[Start of Attachment]
# junyanz/interactive-deep-colorization

Hardware: NVIDIA B200
Metric: net_forward images/sec @256x256 (higher is better)
Workload: dtype f16x2-split operands, f32 accumulate (ab within 1e-3 of the f32 reference)

## Files before the change

### interactive_deep_colorization_b200/csrc/idc_api.cu

```cuda
#include <math.h>
#include <stdarg.h>
#include <stdio.h>
#include <string.h>

#include <algorithm>

#include "idc_internal.h"

using namespace idc;

struct idc_ctx : public idc::Ctx {};

namespace {

int fail(Ctx* c, int code, const char* fmt, ...) {
  char buf[512];
  va_list ap;
  va_start(ap, fmt);
  vsnprintf(buf, sizeof(buf), fmt, ap);
  va_end(ap);
  if (c) c->err = buf;
  return code;
}

// ... 616 lines not shown
  c->simt = flags & IDC_FLAG_ENGINE_SIMT;
  c->fast = (flags & IDC_FLAG_FAST_FP16) && !c->simt;
  c->dist = flags & IDC_FLAG_DIST;
  c->glob = flags & IDC_FLAG_GLOBAL_HINTS;
  c->caffe313 = flags & IDC_FLAG_CAFFE313;
  build_plan(c);
  int rc = alloc_workspace(c);
  if (rc != IDC_OK) {
    fprintf(stderr, "idc_create: %s\n", c->err.c_str());
    idc_destroy(c);
    return rc;
  }
  cudaStreamCreateWithFlags(&c->own_stream, cudaStreamNonBlocking);
  *out = c;
  return IDC_OK;
}

int idc_set_option(idc_ctx* c, const char* name, int value) {
  if (!c || !name) return IDC_ERR_ARG;
  struct { const char* n; int* v; } tab[] = {
      {"halo", &c->opt.halo}, {"pairs", &c->opt.pairs}, {"mt", &c->opt.mt}, {"chunk_kb", &c->opt.chunk_kb},
      {"split_k", &c->opt.split_k}, {"direct_stores", &c->opt.direct_stores}, {"host_pipe", &c->opt.host_pipe},
      {"pdl", &c->opt.pdl}, {"split_pairs", &c->opt.split_pairs}, {"tanh_scale", &c->opt.tanh_scale},
      {"side_dist", &c->opt.side_dist}, {"split_bn128", &c->opt.split_bn128}, {"halo_split", &c->opt.halo_split}, {"prologue_sync2", &c->opt.prologue_sync2}, {"chain", &c->opt.chain}, {"conv1_1_umma", &c->opt.conv1_1_umma}};
  for (auto& t : tab)
    if (!strcmp(t.n, name)) {
      *t.v = value;
      if (c->weights_ready && strcmp(name, "host_pipe") && strcmp(name, "tanh_scale") && strcmp(name, "side_dist") && strcmp(name, "conv1_1_umma")) {
        CUDA_TRY(c, cudaSetDevice(c->dev));
        CUDA_TRY(c, cudaDeviceSynchronize());
        int rc = plan_engines(c);
        if (rc != IDC_OK) return rc;
      }
      if (c->graph_exec) { cudaGraphExecDestroy(c->graph_exec); c->graph_exec = nullptr; }
      return IDC_OK;
    }
  return fail(c, IDC_ERR_KEY, "unknown option '%s'", name);
}

int idc_load_tensor(idc_ctx* c, const char* key, const void* data, int dtype, int ndim, const int64_t* dims) {
  if (!c || !key || !data || ndim < 0 || ndim > 8 || (ndim && !dims)) return fail(c, IDC_ERR_ARG, "bad load_tensor args");
  HostTensor t;
  size_t count = 1;
  for (int i = 0; i < ndim; ++i) {
    if (dims[i] < 0) return fail(c, IDC_ERR_ARG, "negative dim");
    t.dims.push_back(dims[i]);
    count *= (size_t)dims[i];
// ... 728 lines not shown
```

### interactive_deep_colorization_b200/csrc/idc_internal.h

```cpp
#pragma once
#include <cuda.h>
#include <cuda_fp16.h>
#include <cuda_runtime.h>
#include <stdint.h>

#include <map>
#include <string>
#include <vector>

#include "../../include/idc_b200.h"

namespace idc {

constexpr int kMaxTaps = 34;
constexpr int kMaxSrc = 6;
constexpr int kMaxCls = 4;

enum Act { ACT_NONE = 0, ACT_RELU = 1, ACT_LEAKY02 = 2 };

constexpr int kActScaleLog2 = 6;
constexpr float kActScale = 64.0f;
constexpr float kActInvScale = 1.0f / 64.0f;

struct Tap {
// ... 55 lines not shown
  double flops_per_image = 0;
};

struct Conv11Weights {
  float w[36 * 64];
  float b[64];
};

struct Options {
  int halo = 1;
  int pairs = 1;
  int mt = -1;
  int chunk_kb = -1;
  int split_k = -1;
  int direct_stores = 0;
  int host_pipe = 1;
  int pdl = 1;
  int split_pairs = 1;
  int split_bn128 = 1;
  int conv1_1_umma = 1;
  int chain = 0;
  int prologue_sync2 = 1;
  int halo_split = 0;
  int side_dist = 1;
  int tanh_scale = 110;
};

struct HostTensor {
  std::vector<float> data;
  std::vector<int64_t> dims;
};

struct Ctx {
  int dev = 0;
  int max_n = 0, H = 0, W = 0;
  unsigned flags = 0;
  Options opt;
  bool simt = false, fast = false, dist = false, glob = false;
  std::map<std::string, HostTensor> raw;
  std::vector<ActBuf> bufs;
  std::map<std::string, int> buf_index;
  std::vector<ConvOp> ops;
  char* arena = nullptr;
  size_t arena_bytes = 0;
  bool weights_ready = false;
  float* w11 = nullptr;
// ... 122 lines not shown
```

### interactive_deep_colorization_b200/csrc/idc_umma.cu

```cuda
#include <stdio.h>
#include <stdlib.h>

#include "idc_internal.h"

#ifndef IDC_CTA_COUNTERS
#define IDC_CTA_COUNTERS 0
#endif

namespace idc {

constexpr int kBM = 128;
constexpr int kBK = 64;
constexpr int kThreads = 384;
constexpr int kCtrlRegs = 56;
constexpr int kAccRegs = 224;
constexpr int kAccThreads = 256;

struct UmmaParams {
  const CUtensorMap* amaps;
  const int4* kblk;
  int nkb, ncls;
  int chunk_kb;
  int split_k;
  float* ws;
// ... 2 lines not shown
  int hbox, wbox, wshift;
  int Hl, Wl, cout_pad;
  const float* bias;
  const float* scale;
  const float* shift;
  const float* gadd;
  int gadd_ld;
  float gadd_mult;
  int act;
  __half* out_hi;
  __half* out_lo;
  int Hout, Wout, Cout, os;
  int store_mode;
  float* out_f32;
  int out_ld;
  const float* wout;
  const float* bout;
  float* out_ab;
  float out_mult;
  int* err;
  long long* dbgbuf;
  int n_amaps;
  int max_ctas;
  int halo_groups;
  int prologue_sync2;
  int img0;
};

__device__ __forceinline__ uint32_t smem_u32(const void* p) { return (uint32_t)__cvta_generic_to_shared(p); }

__device__ __forceinline__ void mbar_init(uint32_t bar, uint32_t count) {
  asm volatile("mbarrier.init.shared::cta.b64 [%0], %1;" ::"r"(bar), "r"(count));
}
__device__ __forceinline__ void mbar_expect_tx(uint32_t bar, uint32_t bytes) {
  asm volatile("mbarrier.arrive.expect_tx.shared::cta.b64 _, [%0], %1;" ::"r"(bar), "r"(bytes) : "memory");
}
__device__ __forceinline__ void mbar_arrive(uint32_t bar) {
  asm volatile("mbarrier.arrive.shared::cta.b64 _, [%0];" ::"r"(bar) : "memory");
}
__device__ __forceinline__ uint32_t mbar_try_wait(uint32_t bar, uint32_t parity) {
  uint32_t ok;
  asm volatile(
      "{\n\t.reg .pred p;\n\t"
      "mbarrier.try_wait.parity.shared::cta.b64 p, [%1], %2;\n\t"
      "selp.u32 %0, 1, 0, p;\n\t}"
      : "=r"(ok)
      : "r"(bar), "r"(parity)
// ... 168 lines not shown
  return r;
}

template <bool SPLIT>
__device__ __forceinline__ void split_pack(const float (&f)[32], uint32_t (&hw)[16], uint32_t (&lw)[16]) {
#pragma unroll
  for (int j = 0; j < 16; ++j) {
    hw[j] = pack_f16x2_sat(f[2 * j], f[2 * j + 1]);
    if (SPLIT) {
      const float2 hf = __half22float2(*reinterpret_cast<const __half2*>(&hw[j]));
      lw[j] = pack_f16x2_sat(f[2 * j] - hf.x, f[2 * j + 1] - hf.y);
    }
  }
}

__device__ __forceinline__ void split_h(float v, __half& hi, __half& lo) {
  v = fminf(fmaxf(v, -65504.f), 65504.f);
  hi = __float2half_rn(v);
  lo = __float2half_rn(v - __half2float(hi));
}

constexpr int kHaloW = 10, kHaloH = 18;
constexpr int kHaloPlane = (kHaloW * kHaloH * 128 + 1023) / 1024 * 1024;
template <int BN, int MT, int CG, bool SPLIT, bool HALO = false>
struct SmemPlan {
  static constexpr int kABytes = MT * kBM * kBK * 2;
  static constexpr int kAStage = HALO ? 0 : kABytes;
  static constexpr int kBBytes = (BN / CG) * kBK * 2;
  static constexpr int kStageBytes = (SPLIT ? 2 : 1) * (kAStage + kBBytes);
  static constexpr int kHaloSlot = (SPLIT ? 2 : 1) * kHaloPlane;
  static constexpr int kHaloBytes = HALO ? 2 * kHaloSlot : 0;
  static_assert(!HALO || MT == 1, "halo tiles are single 16x8-pixel M-tiles");
  static constexpr int kTail = 3 * BN * 4 + 272 * 4 + 256 + 128 * 2 * 4;
  static constexpr int kOutStage = 16384;
  static constexpr int kBudget = 232448 - 1024 - kTail - kOutStage - kHaloBytes;
  static constexpr int kStages = kBudget / kStageBytes >= 4 ? 4 : kBudget / kStageBytes;
  static constexpr int kTotal = kStages * kStageBytes + kHaloBytes + kOutStage + kTail + 1024;
  static constexpr int kBufCols = MT * BN;
  static constexpr int kNBuf = (512 / kBufCols) >= 4 ? 4 : (512 / kBufCols);
  static constexpr int kTmemCols = (kNBuf * kBufCols <= 128) ? 128 : (kNBuf * kBufCols <= 256 ? 256 : 512);
  static constexpr int kCH = (MT == 2) ? BN : BN / 2;
  static_assert(kStages >= 2, "need at least a double-buffered operand ring");
  static_assert(CG == 1 || BN == 256 || BN == 128 || BN == 64, "pairs: BN/2 weight rows per CTA must be a whole number of swizzle atoms");
};
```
[End of Attachment]
A complete answer gives every line of the data that includes "kABytes".

  static constexpr int kABytes = MT * kBM * kBK * 2;
  static constexpr int kAStage = HALO ? 0 : kABytes;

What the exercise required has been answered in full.